# Old catalogue from John Hall Tools online



## AndyT (26 Oct 2016)

I stumbled across this today - another useful scanned catalogue of tools, free to download, which I don't recall seeing mentioned on here or included in any lists of scanned catalogues. It's from John Hall Tools who were big in South Wales and in Bristol, but are no longer trading. 







It's a 92 page book and covers all the usual tools for woodworking and building, including exotic American tools from Millers Falls and Stanley. Wooden planes were from Bristol makers Greenslades but other makes were available if preferred. (There's a selection of planes by Norris and Preston as well, and Vaughan and Bushnell make a brief, rare appearance too.) There's no date internally, but the listing at the Internet Archive says it's from 1910 and that looks about right to me from the print design and layout. 

You can download it as a searchable pdf here: https://archive.org/details/illustratedcatal00john_2 or at the Hathi Trust if you prefer. 

There's a short history of the company here on Flickr with a picture of one of their old Bristol shops - https://www.flickr.com/photos/brizzlebo ... otostream/ .


----------



## Mr_P (26 Oct 2016)

Very interesting, many thanks for posting.

I have a few John Hall Catalogues but nothing as interesting as the 1910 one, mine are mainly 1960's and one from 1971. Here is the back page of 1968 might as well pop it here






I also have a few "Tools" Catalogues with varying firms on them Taylor and Sons Bradford, Kennedy's, Richard Melluish and the one above but thats the latest 1968 so slighly different "Tool Catalogue" and different publisher on the back but the rest are printed by S.Glossop & Sons Ltd, New Street Cardiff Could just be a coincidence as John Halls Head office was in Cardiff (Churchill St)








The dark blue ones are both John Hall 1966 & 1971

So does anythink there is a connection between the "Tools" catalogue and John Hall ?

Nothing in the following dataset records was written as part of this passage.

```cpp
bool sort_by_depth(std::vector<hipGraphNode_t>& all) {
  const size_t n = all.size();
  std::vector<std::vector<size_t>> deps(n);
  for (size_t k = 0; k < n; ++k) {
    size_t nd = 0;
    if (hipGraphNodeGetDependencies(all[k], nullptr, &nd) != hipSuccess) return false;
    std::vector<hipGraphNode_t> d(nd);
    if (nd && hipGraphNodeGetDependencies(all[k], d.data(), &nd) != hipSuccess) return false;
    for (size_t j = 0; j < nd; ++j) {
      size_t at = 0;
      while (at < n && all[at] != d[j]) ++at;
      if (at == n) return false;
// ... 27 lines not shown
  all.swap(out);
  return true;
}

}

extern "C" {

const char* hs_graph_last_error() { return g_err.c_str(); }

int hs_graph_capture_begin(void* stream) {
  const hipError_t e = hipStreamBeginCapture((hipStream_t)stream, hipStreamCaptureModeThreadLocal);
  return e == hipSuccess ? 0 : fail("hipStreamBeginCapture", e);
}

void* hs_graph_capture_end(void* stream, void** funcs, int nfuncs) {
  hipGraph_t graph = nullptr;
  hipError_t e = hipStreamEndCapture((hipStream_t)stream, &graph);
  if (e != hipSuccess || graph == nullptr) {
    fail("hipStreamEndCapture", e);
    return nullptr;
  }
  auto* g = new HsGraph();
  g->graph = graph;
  size_t n = 0;
  e = hipGraphGetNodes(graph, nullptr, &n);
  std::vector<hipGraphNode_t> all(n);
  if (e == hipSuccess && n) e = hipGraphGetNodes(graph, all.data(), &n);
  if (e != hipSuccess) {
    fail("hipGraphGetNodes", e);
    hipGraphDestroy(graph);
    delete g;
    return nullptr;
  }
  all.resize(n);
  if (!sort_by_depth(all)) {
    g_err = "hs_graph_capture_end: could not order the captured nodes by dependency";
    hipGraphDestroy(graph);
    delete g;
    return nullptr;
  }
  std::vector<char> taken(n, 0);
  for (int i = 0; i < nfuncs; ++i) {
    bool found = false;
    for (size_t k = 0; k < n && !found; ++k) {
      if (taken[k]) continue;
      hipGraphNodeType t;
      if (hipGraphNodeGetType(all[k], &t) != hipSuccess || t != hipGraphNodeTypeKernel) continue;
      hipKernelNodeParams p;
      std::memset(&p, 0, sizeof(p));
      if (hipGraphKernelNodeGetParams(all[k], &p) != hipSuccess) continue;
      if (p.func != funcs[i]) continue;
      taken[k] = 1;
      g->nodes.push_back(all[k]);
      g->params.push_back(p);
      found = true;
    }
    if (!found) {
      g_err = "hs_graph_capture_end: kernel node of function " + std::to_string(i) + " not found";
      hipGraphDestroy(graph);
      delete g;
      return nullptr;
    }
  }
  e = hipGraphInstantiate(&g->exec, graph, nullptr, nullptr, 0);
  if (e != hipSuccess) {
    fail("hipGraphInstantiate", e);
    hipGraphDestroy(graph);
    delete g;
    return nullptr;
  }
  return g;
}

int hs_graph_set_args(void* handle, int i, void* args, size_t size) {
  auto* g = (HsGraph*)handle;
  if (i < 0 || (size_t)i >= g->nodes.size()) {
    g_err = "hs_graph_set_args: bad node index";
    return -1;
  }
  (void)size;
  hipKernelNodeParams p = g->params[i];
  void* kp[1] = {args};
  p.kernelParams = kp;
  p.extra = nullptr;
  const hipError_t e = hipGraphExecKernelNodeSetParams(g->exec, g->nodes[i], &p);
  return e == hipSuccess ? 0 : fail("hipGraphExecKernelNodeSetParams", e);
}

int hs_graph_launch(void* handle, void* stream) {
  auto* g = (HsGraph*)handle;
  const hipError_t e = hipGraphLaunch(g->exec, (hipStream_t)stream);
  return e == hipSuccess ? 0 : fail("hipGraphLaunch", e);
}

// ... 49 lines not shown
}

int hs_event_query(void* ev) {
  const hipError_t e = hipEventQuery((hipEvent_t)ev);
  if (e == hipSuccess) return 0;
  if (e == hipErrorNotReady) return 1;
  return -fail("hipEventQuery", e);
}

int hs_event_sync(void* ev) {
  const hipError_t e = hipEventSynchronize((hipEvent_t)ev);
  return e == hipSuccess ? 0 : fail("hipEventSynchronize", e);
}

void hs_event_destroy(void* ev) {
  if (ev != nullptr) hipEventDestroy((hipEvent_t)ev);
}

void hs_graph_destroy(void* handle) {
  auto* g = (HsGraph*)handle;
  if (g == nullptr) return;
  if (g->join) hipEventDestroy(g->join);
  if (g->exec) hipGraphExecDestroy(g->exec);
  if (g->graph) hipGraphDestroy(g->graph);
  delete g;
}

}
```

### hyperspace_amd/exec/graphs.py

```python
from __future__ import annotations

import ctypes as C
import struct
import threading
from collections import OrderedDict
from typing import Optional, Tuple

import numpy as np

from ..ops import _lib as NL
from . import jit

PARAM_HEAD = 64


class _Pinned:

    def __init__(self, nbytes: int):
        self.nbytes = nbytes
        self.ptr = jit.runtime().hs_host_alloc(nbytes)
        if not self.ptr:
            raise MemoryError(f"hipHostMalloc({nbytes}) failed")

    def view(self) -> np.ndarray:
        v = getattr(self, "_view", None)
        if v is None:
            v = self._view = np.ctypeslib.as_array((C.c_uint8 * self.nbytes).from_address(self.ptr))
        return v

    def __del__(self):
        if getattr(self, "ptr", None):
            jit.runtime().hs_host_free(self.ptr)
            self.ptr = None


class _Slot:

    def __init__(self, params_bytes: int, out_bytes: int):
        self.h_params = _Pinned(max(params_bytes, 8))
        self.h_out = _Pinned(out_bytes)
        self.graph = None
        self.event = jit.runtime().hs_event_create()
        if not self.event:
            raise RuntimeError(f"hs_event_create: {jit.runtime().hs_graph_last_error().decode()}")
        self.launched = False
        self.current = None

    def done(self) -> bool:
        rc = jit.runtime().hs_event_query(self.event)
        _rt_check(rc if rc < 0 else 0, "hs_event_query")
        return rc == 0

    def wait(self) -> None:
        _rt_check(jit.runtime().hs_event_sync(self.event), "hs_event_sync")

    def __del__(self):
        R = jit.runtime()
        if getattr(self, "graph", None):
            R.hs_graph_destroy(self.graph)
            self.graph = None
        if getattr(self, "event", None):
            R.hs_event_destroy(self.event)
            self.event = None


class _Launch:

    __slots__ = ("slot", "value")

    def __init__(self, slot: _Slot):
        self.slot = slot
        self.value = None


def _rt_check(rc: int, what: str) -> None:
    if rc != 0:
        raise RuntimeError(f"{what}: {jit.runtime().hs_graph_last_error().decode()}")
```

Does anyonew know when they ceased trading ?


----------



## AndyT (26 Oct 2016)

I'm sure there were some generic catalogues that were overprinted with different retailers' names on - I have one, marked as Tyzack, which I've seen on eBay with different names on. Maybe your 'Tools' catalogue is another such one? 
There is sometimes a note to say that the catalogue only shows some of the range, which looks like a clue to me. (This John Hall one says the same.)
Certainly, catalogues must have been a huge job to prepare, print and distribute. Maybe John Hall were trying to recover some of their costs?


----------



## Bm101 (26 Oct 2016)

Thanks Andy,
I learn quite a bit browsing these old tool catalogues. Sometimes just about tools, I find it fascinating, sometimes it links processes together in my know-nuffink woodworking brain and I get more of an understanding of something bigger. (Might just be me!  ) 

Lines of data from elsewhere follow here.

__device__ __forceinline__ float wave_sum(float v) {
  v += __builtin_bit_cast(float, __builtin_amdgcn_update_dpp(0, __builtin_bit_cast(int, v), 0xB1, 0xF, 0xF, true));
  v += __builtin_bit_cast(float, __builtin_amdgcn_update_dpp(0, __builtin_bit_cast(int, v), 0x4E, 0xF, 0xF, true));
  v += __builtin_bit_cast(float, __builtin_amdgcn_update_dpp(0, __builtin_bit_cast(int, v), 0x141, 0xF, 0xF, true));
  v += __builtin_bit_cast(float, __builtin_amdgcn_update_dpp(0, __builtin_bit_cast(int, v), 0x140, 0xF, 0xF, true));
  v += __builtin_bit_cast(float, __builtin_amdgcn_update_dpp(0, __builtin_bit_cast(int, v), 0x142, 0xA, 0xF, true));
  v += __builtin_bit_cast(float, __builtin_amdgcn_update_dpp(0, __builtin_bit_cast(int, v), 0x143, 0xC, 0xF, true));
  return __builtin_bit_cast(float, __builtin_amdgcn_readlane(__builtin_bit_cast(int, v), 63));
}
__device__ __forceinline__ double wave_sum_d(double v) {
#pragma unroll
  for (int o = 32; o > 0; o >>= 1) v += __shfl_xor(v, o, 64);
  return v;
}
__device__ __forceinline__ float wave_max(float v) {
#pragma unroll
  for (int o = 32; o > 0; o >>= 1) v = fmaxf(v, __shfl_xor(v, o, 64));
  return v;
}
__device__ __forceinline__ float wave_min(float v) {
#pragma unroll
  for (int o = 32; o > 0; o >>= 1) v = fminf(v, __shfl_xor(v, o, 64));
  return v;
}

#define NSID_LAUNCH(kernel, grid, block, shmem, stream, ...)                \
  do {                                                                      \
    (void)hipGetLastError();                                                \
    hipLaunchKernelGGL(kernel, grid, block, shmem, stream, __VA_ARGS__);    \
  } while (0)

static inline int nsid_launch_status() {
  hipError_t e = hipGetLastError();
  if (e != hipSuccess) fprintf(stderr, "[nsid] kernel launch failed: %s\n", hipGetErrorString(e));
  return e == hipSuccess ? NSID_OK : NSID_ELAUNCH;
}
static inline bool nsid_aligned16(const void* p) { return (reinterpret_cast<uintptr_t>(p) & 15u) == 0; }

#define NSID_REQUIRE(cond) \
  do {                     \
    if (!(cond)) return NSID_EINVAL; \
  } while (0)

#define NSID_TUNING_TABLE(X)                                                                                                  \
  X(stream_max_wg, 2048)                              \
  X(bn_bwd_apply_max_wg, 384)        \
  X(gemm_deep_ks, 2)                 \
  X(gemm_deep_pd, 2)                                        \
  X(gemm_deep_max_wg, 1024)     \
  X(gemm_deep_ec, 0)                    \
  X(gemm_deep_kinds, 5)         \
  X(bwd_split_max_tiles, 64)    \
  X(fwd_narrow, -1)                                         \
  X(bwd_narrow, -1)                                                                                                           \
  X(g256_min, 512)                                  \
  X(g256_train, 0)                            \
  X(g256_grid, 0)                                           \
  X(wgrad_wide, 1)                                     \
  X(wgrad_rect, 1)                                                                          \
  X(wgrad_wgs_rect, 256)                         \
  X(wgrad_wgs_sq, 1024)                                                                                                       \
  X(wgrad_rect_min, 256)                                                                                                      \
  X(wgrad_sq_min, 256)                                                                                                        \
  X(w3_wgs, 256)                                                                                                              \
  X(w3_min_tiles, 64)                                                                                                         \
  X(knn_strips, 0)                                            \
  X(knn_pair_min, 512)                 \
  X(knn_raw16, 1)               \
  X(knn_raw_wpe, 6)             \
  X(knn_sel_min_n, 128)               \
  X(mr_grid_stride, 0)                              \
  X(mr_split, 0)                                             \
  X(ffn_regs, 3)                \
  X(mr_key_min_k, 8)            \
  X(mr_bwd_sorted_min_k, 3)     \
  X(ffn_waves, 8)                                                \
  X(ffn256, 1)                  \
  X(mrconv_variant, 7)          \
  X(mrconv_pg_wgs, 768)         \
  X(wgg_rows, 4096)             \
  X(wgg_rows_sq, 1024)          \
  X(wgg_rows_gen, 512)          \
  X(bn_fin_tiles, 0)            \
  X(wgg_w3, 1)                  \
  X(ws_gemm, 7)

enum NsidTuneKey {
#define NSID_TUNE_ENUM(name, def) NSID_T_##name,
  NSID_TUNING_TABLE(NSID_TUNE_ENUM)
#undef NSID_TUNE_ENUM
  NSID_T_COUNT
};
extern long g_nsid_tune[NSID_T_COUNT];
static inline long nsid_tune(NsidTuneKey k) { return g_nsid_tune[k]; }

#define NSID_COUNTER_TABLE(X)                                                                  \
  X(gemm_fwd) X(gemm_bwd_data) X(gemm_bwd_weight)              \
  X(gemm_full)                                    \
  X(gemm_ks2)                                                           \
  X(gemm_pd4) X(gemm_ec)                                                \
  X(gemm_bwd_split)          \
  X(gemm_split_major)           \
  X(gemm_affine_load)          \
  X(gemm_relu_load)                                                                             \
  X(gemm_bn_sums)              \
  X(gemm_bn_apply_load)     \
  X(gemm256)                                                                   \
  X(ws_fwd) X(ws_bwd_data) X(ws_bwd_bnapply)                    \
  X(wgrad_rect) X(wgrad_square) X(wgrad3) X(wgrad_grouped) X(wgrad_grouped_w3)                                                       \
  X(bn_bwd_apply) X(bn_bwd_apply_capped)                                                        \
  X(knn2) X(knn2_pair) X(knn2_raw) X(knn_rank) X(knn_sel) X(knn_strips) X(knn_big)                                                  \
  X(mr_fwd_lds) X(mr_fwd_grid) X(mr_fwd_key) X(mr_bwd_sorted)                                                                  \
  X(ffn_fused)                                 \
  X(mrconv_fused)

enum NsidCounterKey {
#define NSID_CNT_ENUM(name) NSID_C_##name,
  NSID_COUNTER_TABLE(NSID_CNT_ENUM)
#undef NSID_CNT_ENUM
  NSID_C_COUNT
};
extern long g_nsid_counter[NSID_C_COUNT];
static inline void nsid_count(NsidCounterKey k) { ++g_nsid_counter[k]; }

_Mostly_ it just sits in the back of my mind and gently accumulates and gathers dust. If Hannibal Lector and Sherlock Holmes have 'Mind Palaces'. I have a 'Mind Lean-to' if I'm honest. I left the window open to so many of the memories get a little rusty. And probably a pigeon or two got in for a while and that. The roofs a little leaky. You get the idea. It's hardly a steel trap.
But sometimes.
Some answers turn up in the most peculiar and lucky places. And you go. _'Would you look at that. Now there's a thing.'_ And you start doing Google searches for something that 30 seconds before you had no idea existed as a solution to a problem that you have that you could see no solution to.

In this case its two words. 'Core Drifter'.

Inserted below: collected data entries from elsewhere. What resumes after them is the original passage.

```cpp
typedef struct zs_rocm_dist zs_rocm_dist;
ZS_ROCM_EXPORT size_t zs_rocm_dist_unique_id_bytes(void);
ZS_ROCM_EXPORT int zs_rocm_dist_unique_id(void *out);
ZS_ROCM_EXPORT zs_rocm_dist *zs_rocm_dist_create(int rank, int world, const void *uniqueId, int device);
ZS_ROCM_EXPORT void zs_rocm_dist_destroy(zs_rocm_dist *);
ZS_ROCM_EXPORT int zs_rocm_dist_rank(const zs_rocm_dist *);
ZS_ROCM_EXPORT int zs_rocm_dist_world(const zs_rocm_dist *);
ZS_ROCM_EXPORT int zs_rocm_dist_comm_count(const zs_rocm_dist *);
ZS_ROCM_EXPORT int zs_rocm_dist_halo_exchange(zs_rocm_dist *, zs_rocm_policy *, float *grid, int side, int chn0, int nchn, const int *blocks,
                                              size_t totalBlocks, int npeers, const int *peerRank, const size_t *peerOffset,
                                              const size_t *peerCount, float *sendbuf, float *recvbuf);
ZS_ROCM_EXPORT int zs_rocm_dist_allreduce_f32(zs_rocm_dist *, zs_rocm_policy *, float *buf, size_t n, int op);
ZS_ROCM_EXPORT int zs_rocm_dist_allreduce_i64(zs_rocm_dist *, zs_rocm_policy *, long long *buf, size_t n, int op);
ZS_ROCM_EXPORT int zs_rocm_dist_alltoall_i64(zs_rocm_dist *, zs_rocm_policy *, const long long *send, long long *recv);
ZS_ROCM_EXPORT int zs_rocm_dist_alltoallv_f32(zs_rocm_dist *, zs_rocm_policy *, const float *send, const size_t *sendCounts,
                                              const size_t *sendOffsets, float *recv, const size_t *recvCounts, const size_t *recvOffsets);
ZS_ROCM_EXPORT int zs_rocm_dist_barrier(zs_rocm_dist *, zs_rocm_policy *);
typedef struct zs_rocm_halo_plan zs_rocm_halo_plan;
ZS_ROCM_EXPORT size_t zs_rocm_halo_plan_from_keys(const int *keysAll, const size_t *counts, int world, int rank, int *npeers, int *peerRank,
                                                  size_t *peerOffset, size_t *peerCount, int *blocks);
ZS_ROCM_EXPORT zs_rocm_halo_plan *zs_rocm_dist_halo_plan_create(zs_rocm_dist *, zs_rocm_policy *, const int *keys, size_t nblocks, int side);
ZS_ROCM_EXPORT void zs_rocm_dist_halo_plan_destroy(zs_rocm_halo_plan *);
ZS_ROCM_EXPORT int zs_rocm_dist_halo_plan_npeers(const zs_rocm_halo_plan *);
ZS_ROCM_EXPORT size_t zs_rocm_dist_halo_plan_blocks(const zs_rocm_halo_plan *);
ZS_ROCM_EXPORT size_t zs_rocm_dist_halo_plan_bytes(const zs_rocm_halo_plan *);
ZS_ROCM_EXPORT const int *zs_rocm_dist_halo_plan_block_list(const zs_rocm_halo_plan *);
ZS_ROCM_EXPORT int zs_rocm_dist_halo_plan_exchange(zs_rocm_halo_plan *, zs_rocm_dist *, zs_rocm_policy *, float *grid, int chn0, int nchn);
ZS_ROCM_EXPORT zs_rocm_halo_plan *zs_rocm_dist_halo_plan_from_lists(zs_rocm_dist *, int side, int npeers, const int *peerRank,
                                                                    const size_t *peerOffset, const size_t *peerCount, const int *blocks,
                                                                    size_t total);
typedef struct zs_rocm_mpm_step {
  const zs_rocm_mpm_params *params;
  zs_rocm_particles particles;
  const zs_rocm_bht_3 *table;
  const float *gridA;
  float *gridB;
  size_t nblocks;
  const zs_rocm_slot_storage *storage;
  int writeAll;
  float extf[3];
  float *maxVelSqr;
  const zs_rocm_collider *collider;
  size_t nBoundary;
  zs_rocm_dist *dist;
  zs_rocm_halo_plan *plan;
  zs_rocm_policy *commPolicy;
  float *haloGrid;
  void *evTransferBegin, *evTransferEnd;
  void **evBreakdown;
  int haloChannels;
  int rangeSchedule;
  float *handoverSnapshot;
  const zs_rocm_levelset *levelset;
} zs_rocm_mpm_step;
#define ZS_ROCM_STEP_EVENTS 8
#define ZS_ROCM_RANGES_IN_TURN 0
#define ZS_ROCM_RANGES_SIDE_BY_SIDE 1
#define ZS_ROCM_RANGES_ONE_LAUNCH 2
ZS_ROCM_EXPORT int zs_rocm_mpm_step_slotted(zs_rocm_policy *, const zs_rocm_mpm_step *);

#ifdef __cplusplus
}
#endif
#endif
```

zpc_amd/_lib.py:

```python
import ctypes as C
import os

_HERE = os.path.dirname(os.path.abspath(__file__))
LIB_PATH = os.path.join(_HERE, "lib", "libzsrocm.so")
if os.environ.get("ZS_ROCM_LIB"):
    LIB_PATH = os.environ["ZS_ROCM_LIB"]
    print("[zpc_amd] using HIP library %s" % LIB_PATH, flush=True)


class Port(C.Structure):
    _fields_ = [("base", C.c_void_p), ("idx", C.c_uint32), ("numTileBits", C.c_uint32),
                ("tileMask", C.c_uint32), ("numChns", C.c_uint32)]


class HashTableView(C.Structure):
    _fields_ = [("keys", C.c_void_p), ("indices", C.c_void_p), ("status", C.c_void_p), ("activeKeys", C.c_void_p),
                ("cnt", C.c_void_p), ("tableSize", C.c_int)]


class LBvhView(C.Structure):
    _fields_ = [("orderedBvs", C.c_void_p), ("parents", C.c_void_p), ("levels", C.c_void_p), ("leafInds", C.c_void_p),
                ("auxIndices", C.c_void_p), ("numNodes", C.c_int), ("numLeaves", C.c_int)]


# ... 51 lines not shown
def lib():
    global _lib
    if _lib is None:
        if not os.path.exists(LIB_PATH):
            raise RuntimeError(
                "libzsrocm.so not built (%s): run `python -m zpc_amd.build` -- zpc_amd has no CPU fallback" % LIB_PATH)
        try:
            import torch
        except ImportError:
            pass
        _lib = C.CDLL(LIB_PATH)
        _declare(_lib)
    return _lib


class Collider(C.Structure):
    _fields_ = [("geometry", C.c_int), ("type", C.c_int), ("param", C.c_float * 8), ("s", C.c_float), ("dsdt", C.c_float),
                ("R", C.c_float * 9), ("omega", C.c_float * 3), ("b", C.c_float * 3), ("dbdt", C.c_float * 3)]


class LevelSet(C.Structure):
    _fields_ = [("table", BhtViewLite), ("tiles", C.c_void_p), ("numBlocks", C.c_size_t), ("numChannels", C.c_int),
                ("sdfChannel", C.c_int), ("velChannel", C.c_int), ("h", C.c_float), ("origin", C.c_float * 3), ("background", C.c_float),
                ("stats", C.c_void_p)]


class LevelSetTransition(C.Structure):
    _fields_ = [("src", LevelSet), ("dst", LevelSet), ("stepDt", C.c_float), ("alpha", C.c_float), ("maxSpeed", C.c_float)]


class MeshView(C.Structure):
    _fields_ = [("verts", C.c_void_p), ("tris", C.c_void_p), ("vel", C.c_void_p), ("faceNormals", C.c_void_p), ("vertNormals", C.c_void_p),
                ("edgeNormals", C.c_void_p), ("bvh", LBvhView), ("numVerts", C.c_int), ("numTris", C.c_int)]
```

Many Thanks as always Mr T. 

 =D>


----------



## D_W (26 Oct 2016)

Excellent - item 321 on page 30 is on its way to me as we type. (supposing UK customs doesn't hold it up as being a restricted item, as they have been doing). Item 347 arrived last night. 

Slightly less new than the ones listed, though.


----------



## Bod (27 Oct 2016)

Remember when looking at the prices, the average wage in 1910 was £70 per year.

Bod


----------



## Argus (28 Oct 2016)

Dating the production dates of those electric drills on page 80 may provide a better clue to the publication date of this catalogue. 
Their design appears appear a little advanced for 1910.......


----------



## RogerP (28 Oct 2016)

Fascinating! 

Thanks Andy.


----------



## bugbear (28 Oct 2016)

Argus":18idvczg said:


> Dating the production dates of those electric drills on page 80 may provide a better clue to the publication date of this catalogue.
> Their design appears appear a little advanced for 1910.......



Just working through;

p9 Millers Falls 772 brace, introduced 1914
p19 MF 445 push drill 1925-1933
p34 V&B plane introduced 1923 
p37 Stanley #55 with 55 cutters 1925 onwards
p38 (and others) Preston Tools before 1934
p45 Spearior early 1930's

So (reading back) the catalogue is from around 1931-1934

BugBear


----------



## AndyT (28 Oct 2016)

Brilliant detective work there BB!

I should have read it more carefully before rushing to share it. Many thanks.


----------



## Bod (28 Oct 2016)

Bod":xchi0mp3 said:


> Remember when looking at the prices, the average wage in 1910 was £70 per year.
> 
> Bod



In view of recent information.Average wage in 1930 was £700 per year.

Bod


----------



## Eric The Viking (28 Oct 2016)

I remember John Hall Tools with some fondness. 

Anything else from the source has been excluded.